(Records drawn from a dataset)
= Beginning of Section =
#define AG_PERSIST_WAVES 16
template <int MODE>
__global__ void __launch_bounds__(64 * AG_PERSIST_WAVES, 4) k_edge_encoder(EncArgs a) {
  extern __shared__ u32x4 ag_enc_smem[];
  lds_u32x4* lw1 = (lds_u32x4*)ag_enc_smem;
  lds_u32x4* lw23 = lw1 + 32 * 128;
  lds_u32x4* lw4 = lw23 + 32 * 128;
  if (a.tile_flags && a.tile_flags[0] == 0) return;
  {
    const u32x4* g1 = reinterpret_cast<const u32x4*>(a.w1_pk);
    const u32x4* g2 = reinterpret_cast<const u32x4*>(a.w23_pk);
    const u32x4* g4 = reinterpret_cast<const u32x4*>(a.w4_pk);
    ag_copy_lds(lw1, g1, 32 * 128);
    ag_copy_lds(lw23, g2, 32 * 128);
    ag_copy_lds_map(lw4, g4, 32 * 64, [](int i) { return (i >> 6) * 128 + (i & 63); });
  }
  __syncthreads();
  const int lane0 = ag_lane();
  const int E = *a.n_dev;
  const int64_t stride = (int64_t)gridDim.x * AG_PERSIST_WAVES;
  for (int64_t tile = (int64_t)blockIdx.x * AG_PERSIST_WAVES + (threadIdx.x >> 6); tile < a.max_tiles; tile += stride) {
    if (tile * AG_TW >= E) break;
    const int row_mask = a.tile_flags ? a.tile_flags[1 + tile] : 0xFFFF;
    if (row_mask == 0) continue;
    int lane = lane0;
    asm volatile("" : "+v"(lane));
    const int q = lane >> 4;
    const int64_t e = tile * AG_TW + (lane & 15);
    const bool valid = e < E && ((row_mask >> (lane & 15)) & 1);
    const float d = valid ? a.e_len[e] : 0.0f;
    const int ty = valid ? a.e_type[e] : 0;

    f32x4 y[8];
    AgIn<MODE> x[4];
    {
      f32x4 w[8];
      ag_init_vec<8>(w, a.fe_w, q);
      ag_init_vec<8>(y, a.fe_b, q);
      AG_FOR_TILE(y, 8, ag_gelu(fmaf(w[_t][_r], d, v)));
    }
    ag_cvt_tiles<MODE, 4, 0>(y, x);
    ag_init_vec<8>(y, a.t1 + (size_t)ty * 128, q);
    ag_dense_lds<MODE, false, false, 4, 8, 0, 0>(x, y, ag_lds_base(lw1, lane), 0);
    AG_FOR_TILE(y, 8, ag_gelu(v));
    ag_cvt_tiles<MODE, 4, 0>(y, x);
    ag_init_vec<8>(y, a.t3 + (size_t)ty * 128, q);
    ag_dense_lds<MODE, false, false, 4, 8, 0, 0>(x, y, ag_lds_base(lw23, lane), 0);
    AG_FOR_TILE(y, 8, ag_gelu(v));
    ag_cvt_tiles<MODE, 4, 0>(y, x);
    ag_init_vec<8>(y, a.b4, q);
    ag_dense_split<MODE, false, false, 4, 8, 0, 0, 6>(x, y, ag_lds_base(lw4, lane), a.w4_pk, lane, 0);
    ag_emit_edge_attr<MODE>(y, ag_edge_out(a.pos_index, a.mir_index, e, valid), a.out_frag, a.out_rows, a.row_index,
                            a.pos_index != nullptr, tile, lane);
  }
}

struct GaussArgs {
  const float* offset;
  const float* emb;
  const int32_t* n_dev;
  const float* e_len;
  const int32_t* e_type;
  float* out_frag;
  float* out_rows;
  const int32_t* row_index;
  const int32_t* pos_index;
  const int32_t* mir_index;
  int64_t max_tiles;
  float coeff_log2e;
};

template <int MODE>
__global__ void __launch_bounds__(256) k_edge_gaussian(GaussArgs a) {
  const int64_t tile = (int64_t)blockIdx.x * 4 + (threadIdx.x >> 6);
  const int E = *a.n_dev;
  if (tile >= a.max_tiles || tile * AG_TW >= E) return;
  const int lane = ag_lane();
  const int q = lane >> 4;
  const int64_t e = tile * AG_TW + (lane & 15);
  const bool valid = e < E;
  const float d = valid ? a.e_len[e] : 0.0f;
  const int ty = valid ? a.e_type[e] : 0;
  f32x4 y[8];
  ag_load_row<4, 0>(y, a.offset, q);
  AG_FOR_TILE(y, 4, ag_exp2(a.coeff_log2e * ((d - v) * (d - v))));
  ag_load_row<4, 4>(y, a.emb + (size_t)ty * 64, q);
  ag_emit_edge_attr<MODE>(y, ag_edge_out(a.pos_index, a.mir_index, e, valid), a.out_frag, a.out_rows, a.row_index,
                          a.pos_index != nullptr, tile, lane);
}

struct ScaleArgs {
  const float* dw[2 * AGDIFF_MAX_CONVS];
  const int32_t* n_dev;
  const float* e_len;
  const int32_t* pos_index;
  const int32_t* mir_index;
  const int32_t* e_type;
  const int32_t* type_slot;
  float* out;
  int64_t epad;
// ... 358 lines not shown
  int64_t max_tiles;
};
= End of Section =
## TASK PROMPT
In the entries above, how many lines hold the word "float"? Answer with the number only.

## WORKED SOLUTION
11